Work instructions: Within the records, determine how many lines contain the word "MAXPW". Your reply must consist of that number only.

[Dataset entries]

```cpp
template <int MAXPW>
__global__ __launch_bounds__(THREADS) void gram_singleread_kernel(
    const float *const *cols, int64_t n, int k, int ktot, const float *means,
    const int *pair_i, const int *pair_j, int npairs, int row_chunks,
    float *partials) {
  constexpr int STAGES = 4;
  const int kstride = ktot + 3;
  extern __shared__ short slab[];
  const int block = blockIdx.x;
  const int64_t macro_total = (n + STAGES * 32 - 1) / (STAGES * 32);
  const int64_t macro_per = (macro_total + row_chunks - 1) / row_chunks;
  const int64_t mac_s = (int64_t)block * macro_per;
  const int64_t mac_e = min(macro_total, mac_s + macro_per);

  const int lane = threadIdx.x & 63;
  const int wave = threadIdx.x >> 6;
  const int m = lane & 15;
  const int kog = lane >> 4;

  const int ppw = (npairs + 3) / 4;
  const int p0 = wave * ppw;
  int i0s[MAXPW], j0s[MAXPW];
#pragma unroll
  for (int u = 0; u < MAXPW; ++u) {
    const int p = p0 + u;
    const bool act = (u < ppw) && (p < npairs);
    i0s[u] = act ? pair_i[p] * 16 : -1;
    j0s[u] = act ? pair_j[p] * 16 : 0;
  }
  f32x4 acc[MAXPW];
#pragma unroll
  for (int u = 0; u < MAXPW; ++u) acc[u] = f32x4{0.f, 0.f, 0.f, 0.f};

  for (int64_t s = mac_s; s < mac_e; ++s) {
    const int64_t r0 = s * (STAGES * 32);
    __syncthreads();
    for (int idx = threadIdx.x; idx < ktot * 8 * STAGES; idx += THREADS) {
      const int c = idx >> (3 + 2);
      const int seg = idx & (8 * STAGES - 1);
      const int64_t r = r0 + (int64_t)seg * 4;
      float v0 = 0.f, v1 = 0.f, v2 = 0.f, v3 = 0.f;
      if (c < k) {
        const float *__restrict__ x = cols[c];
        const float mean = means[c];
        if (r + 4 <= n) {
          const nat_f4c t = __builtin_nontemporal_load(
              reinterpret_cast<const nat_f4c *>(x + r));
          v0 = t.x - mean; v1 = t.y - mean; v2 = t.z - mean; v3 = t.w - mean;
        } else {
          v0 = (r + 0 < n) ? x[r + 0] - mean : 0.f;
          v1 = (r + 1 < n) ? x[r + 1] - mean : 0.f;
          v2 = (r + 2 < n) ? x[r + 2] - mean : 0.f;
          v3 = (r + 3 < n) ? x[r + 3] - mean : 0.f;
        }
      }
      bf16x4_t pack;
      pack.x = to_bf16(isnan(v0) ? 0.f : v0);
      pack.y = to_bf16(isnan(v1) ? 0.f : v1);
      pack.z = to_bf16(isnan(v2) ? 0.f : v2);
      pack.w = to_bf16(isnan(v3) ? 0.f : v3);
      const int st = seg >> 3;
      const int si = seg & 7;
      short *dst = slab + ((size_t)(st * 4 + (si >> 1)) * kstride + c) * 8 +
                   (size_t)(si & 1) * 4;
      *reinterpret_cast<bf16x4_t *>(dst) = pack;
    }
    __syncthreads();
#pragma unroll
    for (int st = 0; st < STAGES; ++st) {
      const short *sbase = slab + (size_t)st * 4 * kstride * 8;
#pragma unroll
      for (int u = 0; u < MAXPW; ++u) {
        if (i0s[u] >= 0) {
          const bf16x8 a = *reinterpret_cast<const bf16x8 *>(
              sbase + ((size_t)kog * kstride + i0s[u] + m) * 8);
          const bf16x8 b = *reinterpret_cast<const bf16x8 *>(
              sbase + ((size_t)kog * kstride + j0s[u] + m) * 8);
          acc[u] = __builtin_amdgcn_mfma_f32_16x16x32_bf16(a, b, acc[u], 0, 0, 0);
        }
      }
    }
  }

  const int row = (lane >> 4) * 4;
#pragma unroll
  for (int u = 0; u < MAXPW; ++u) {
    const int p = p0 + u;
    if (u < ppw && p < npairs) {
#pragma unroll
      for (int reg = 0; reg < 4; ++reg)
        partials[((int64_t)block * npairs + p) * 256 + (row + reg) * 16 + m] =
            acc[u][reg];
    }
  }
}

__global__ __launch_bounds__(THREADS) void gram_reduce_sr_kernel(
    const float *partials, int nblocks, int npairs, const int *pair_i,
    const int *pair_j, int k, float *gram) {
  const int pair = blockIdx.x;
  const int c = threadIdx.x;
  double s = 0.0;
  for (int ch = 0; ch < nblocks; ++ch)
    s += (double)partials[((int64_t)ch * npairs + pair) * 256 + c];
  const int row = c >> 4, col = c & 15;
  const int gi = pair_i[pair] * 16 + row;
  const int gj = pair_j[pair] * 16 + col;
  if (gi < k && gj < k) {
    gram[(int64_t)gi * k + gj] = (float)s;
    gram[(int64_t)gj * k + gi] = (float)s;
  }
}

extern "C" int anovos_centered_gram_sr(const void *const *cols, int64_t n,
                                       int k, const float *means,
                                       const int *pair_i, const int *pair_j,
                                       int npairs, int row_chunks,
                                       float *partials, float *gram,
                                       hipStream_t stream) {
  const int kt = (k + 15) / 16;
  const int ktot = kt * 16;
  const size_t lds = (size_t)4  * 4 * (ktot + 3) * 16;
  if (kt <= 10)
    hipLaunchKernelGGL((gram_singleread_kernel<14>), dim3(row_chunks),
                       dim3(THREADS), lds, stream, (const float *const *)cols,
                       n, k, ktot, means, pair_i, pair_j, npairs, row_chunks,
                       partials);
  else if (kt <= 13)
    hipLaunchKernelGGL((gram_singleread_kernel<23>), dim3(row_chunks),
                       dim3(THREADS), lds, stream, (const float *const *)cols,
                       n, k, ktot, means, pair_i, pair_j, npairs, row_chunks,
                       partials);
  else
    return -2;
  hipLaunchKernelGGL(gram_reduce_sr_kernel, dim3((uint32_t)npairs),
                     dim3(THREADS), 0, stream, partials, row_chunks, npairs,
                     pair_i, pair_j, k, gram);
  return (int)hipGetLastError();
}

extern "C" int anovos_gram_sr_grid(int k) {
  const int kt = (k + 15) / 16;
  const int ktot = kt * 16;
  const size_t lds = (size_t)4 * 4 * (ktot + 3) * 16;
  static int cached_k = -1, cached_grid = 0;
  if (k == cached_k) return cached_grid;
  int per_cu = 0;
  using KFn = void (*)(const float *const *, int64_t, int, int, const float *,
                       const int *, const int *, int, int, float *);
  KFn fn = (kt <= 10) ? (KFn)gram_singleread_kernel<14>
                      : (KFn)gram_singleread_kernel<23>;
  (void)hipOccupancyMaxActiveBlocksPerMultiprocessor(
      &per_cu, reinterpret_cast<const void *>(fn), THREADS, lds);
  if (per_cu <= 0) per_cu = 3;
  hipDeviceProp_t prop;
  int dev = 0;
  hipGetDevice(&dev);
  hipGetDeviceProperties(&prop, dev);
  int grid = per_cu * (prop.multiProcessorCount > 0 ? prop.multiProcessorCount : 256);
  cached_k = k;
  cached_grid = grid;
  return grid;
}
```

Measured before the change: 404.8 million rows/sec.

==

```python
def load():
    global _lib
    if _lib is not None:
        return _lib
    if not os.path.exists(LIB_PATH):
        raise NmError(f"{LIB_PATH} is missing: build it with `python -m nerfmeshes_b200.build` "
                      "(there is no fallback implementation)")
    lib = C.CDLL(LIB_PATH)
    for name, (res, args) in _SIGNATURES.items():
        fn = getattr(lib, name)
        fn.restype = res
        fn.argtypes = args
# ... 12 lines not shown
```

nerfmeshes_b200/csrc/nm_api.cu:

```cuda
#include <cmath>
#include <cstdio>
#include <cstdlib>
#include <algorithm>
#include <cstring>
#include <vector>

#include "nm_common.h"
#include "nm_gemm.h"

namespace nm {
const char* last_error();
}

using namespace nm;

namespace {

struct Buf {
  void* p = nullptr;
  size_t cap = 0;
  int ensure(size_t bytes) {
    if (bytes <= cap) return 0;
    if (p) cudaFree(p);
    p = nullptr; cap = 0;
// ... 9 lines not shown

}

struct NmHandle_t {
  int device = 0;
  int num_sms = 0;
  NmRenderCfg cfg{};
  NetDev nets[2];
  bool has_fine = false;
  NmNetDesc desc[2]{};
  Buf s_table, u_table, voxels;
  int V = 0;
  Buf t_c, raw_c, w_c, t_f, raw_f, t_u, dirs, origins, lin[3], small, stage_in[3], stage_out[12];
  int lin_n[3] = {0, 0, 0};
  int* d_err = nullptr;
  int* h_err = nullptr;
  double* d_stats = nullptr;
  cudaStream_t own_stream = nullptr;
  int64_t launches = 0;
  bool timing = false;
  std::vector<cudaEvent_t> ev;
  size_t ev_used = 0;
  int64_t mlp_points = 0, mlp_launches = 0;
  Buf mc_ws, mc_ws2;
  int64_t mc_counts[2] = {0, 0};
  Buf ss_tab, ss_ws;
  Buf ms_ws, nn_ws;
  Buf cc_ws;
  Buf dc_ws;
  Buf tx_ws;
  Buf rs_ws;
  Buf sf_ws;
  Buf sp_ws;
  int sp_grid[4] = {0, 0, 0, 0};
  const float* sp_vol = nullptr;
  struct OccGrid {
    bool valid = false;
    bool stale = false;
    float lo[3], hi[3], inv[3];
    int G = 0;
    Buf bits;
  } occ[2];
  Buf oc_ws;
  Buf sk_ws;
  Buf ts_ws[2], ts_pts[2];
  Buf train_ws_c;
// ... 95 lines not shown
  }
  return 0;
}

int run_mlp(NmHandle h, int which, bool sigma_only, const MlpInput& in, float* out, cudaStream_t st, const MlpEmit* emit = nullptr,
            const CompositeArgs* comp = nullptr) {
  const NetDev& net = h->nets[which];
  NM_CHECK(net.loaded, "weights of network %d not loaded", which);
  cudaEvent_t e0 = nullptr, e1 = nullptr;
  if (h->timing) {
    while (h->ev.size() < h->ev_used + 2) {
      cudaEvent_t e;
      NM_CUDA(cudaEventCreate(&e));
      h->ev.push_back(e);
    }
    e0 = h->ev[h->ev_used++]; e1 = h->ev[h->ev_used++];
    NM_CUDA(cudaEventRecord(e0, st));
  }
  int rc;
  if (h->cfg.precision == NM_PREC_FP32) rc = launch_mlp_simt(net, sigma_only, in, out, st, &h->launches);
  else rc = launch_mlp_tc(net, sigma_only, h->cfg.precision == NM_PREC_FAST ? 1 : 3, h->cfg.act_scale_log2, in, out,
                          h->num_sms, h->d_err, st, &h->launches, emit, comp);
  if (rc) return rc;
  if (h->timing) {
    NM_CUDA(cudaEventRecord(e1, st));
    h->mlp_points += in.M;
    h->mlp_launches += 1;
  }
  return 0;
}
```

* * *

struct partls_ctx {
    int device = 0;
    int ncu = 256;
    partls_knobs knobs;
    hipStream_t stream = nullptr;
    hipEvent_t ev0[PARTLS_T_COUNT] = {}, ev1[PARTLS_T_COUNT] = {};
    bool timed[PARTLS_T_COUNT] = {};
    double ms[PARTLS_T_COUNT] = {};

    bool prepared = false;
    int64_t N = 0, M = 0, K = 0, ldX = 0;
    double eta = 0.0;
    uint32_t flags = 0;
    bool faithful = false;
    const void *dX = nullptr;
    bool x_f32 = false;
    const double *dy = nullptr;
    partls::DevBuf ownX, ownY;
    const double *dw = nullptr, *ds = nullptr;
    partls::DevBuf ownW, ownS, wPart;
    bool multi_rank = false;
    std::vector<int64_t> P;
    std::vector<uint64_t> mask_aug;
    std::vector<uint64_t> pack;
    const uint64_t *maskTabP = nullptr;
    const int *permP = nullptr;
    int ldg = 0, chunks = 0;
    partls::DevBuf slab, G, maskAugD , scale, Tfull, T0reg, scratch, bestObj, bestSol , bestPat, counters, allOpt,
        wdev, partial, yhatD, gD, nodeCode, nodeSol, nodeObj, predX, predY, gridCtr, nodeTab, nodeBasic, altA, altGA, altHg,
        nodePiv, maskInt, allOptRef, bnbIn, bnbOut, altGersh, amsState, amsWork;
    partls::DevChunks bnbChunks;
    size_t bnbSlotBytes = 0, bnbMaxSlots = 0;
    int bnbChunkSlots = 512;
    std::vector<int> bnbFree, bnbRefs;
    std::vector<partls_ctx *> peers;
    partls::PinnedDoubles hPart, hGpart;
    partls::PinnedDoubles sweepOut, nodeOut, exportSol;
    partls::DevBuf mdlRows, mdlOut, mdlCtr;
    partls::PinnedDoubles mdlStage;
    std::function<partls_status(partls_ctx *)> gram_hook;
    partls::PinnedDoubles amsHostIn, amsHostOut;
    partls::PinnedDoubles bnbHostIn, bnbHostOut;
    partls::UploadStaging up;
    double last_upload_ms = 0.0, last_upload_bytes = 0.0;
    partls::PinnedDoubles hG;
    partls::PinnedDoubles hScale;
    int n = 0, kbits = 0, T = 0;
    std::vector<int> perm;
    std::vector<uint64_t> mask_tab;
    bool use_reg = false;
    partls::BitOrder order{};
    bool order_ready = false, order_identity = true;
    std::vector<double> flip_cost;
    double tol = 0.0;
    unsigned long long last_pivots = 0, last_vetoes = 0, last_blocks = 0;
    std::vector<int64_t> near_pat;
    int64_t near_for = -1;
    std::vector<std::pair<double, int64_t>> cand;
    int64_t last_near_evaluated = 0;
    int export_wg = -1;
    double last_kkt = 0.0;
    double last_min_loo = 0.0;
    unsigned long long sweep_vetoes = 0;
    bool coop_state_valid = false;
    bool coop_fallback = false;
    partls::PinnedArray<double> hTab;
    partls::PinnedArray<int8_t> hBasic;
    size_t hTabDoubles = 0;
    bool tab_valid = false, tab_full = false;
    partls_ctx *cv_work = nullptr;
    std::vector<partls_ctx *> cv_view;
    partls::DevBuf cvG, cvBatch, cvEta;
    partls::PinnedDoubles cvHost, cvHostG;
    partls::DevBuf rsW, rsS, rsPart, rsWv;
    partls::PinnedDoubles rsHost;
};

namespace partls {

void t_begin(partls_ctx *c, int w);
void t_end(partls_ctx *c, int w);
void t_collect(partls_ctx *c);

Written reply: 7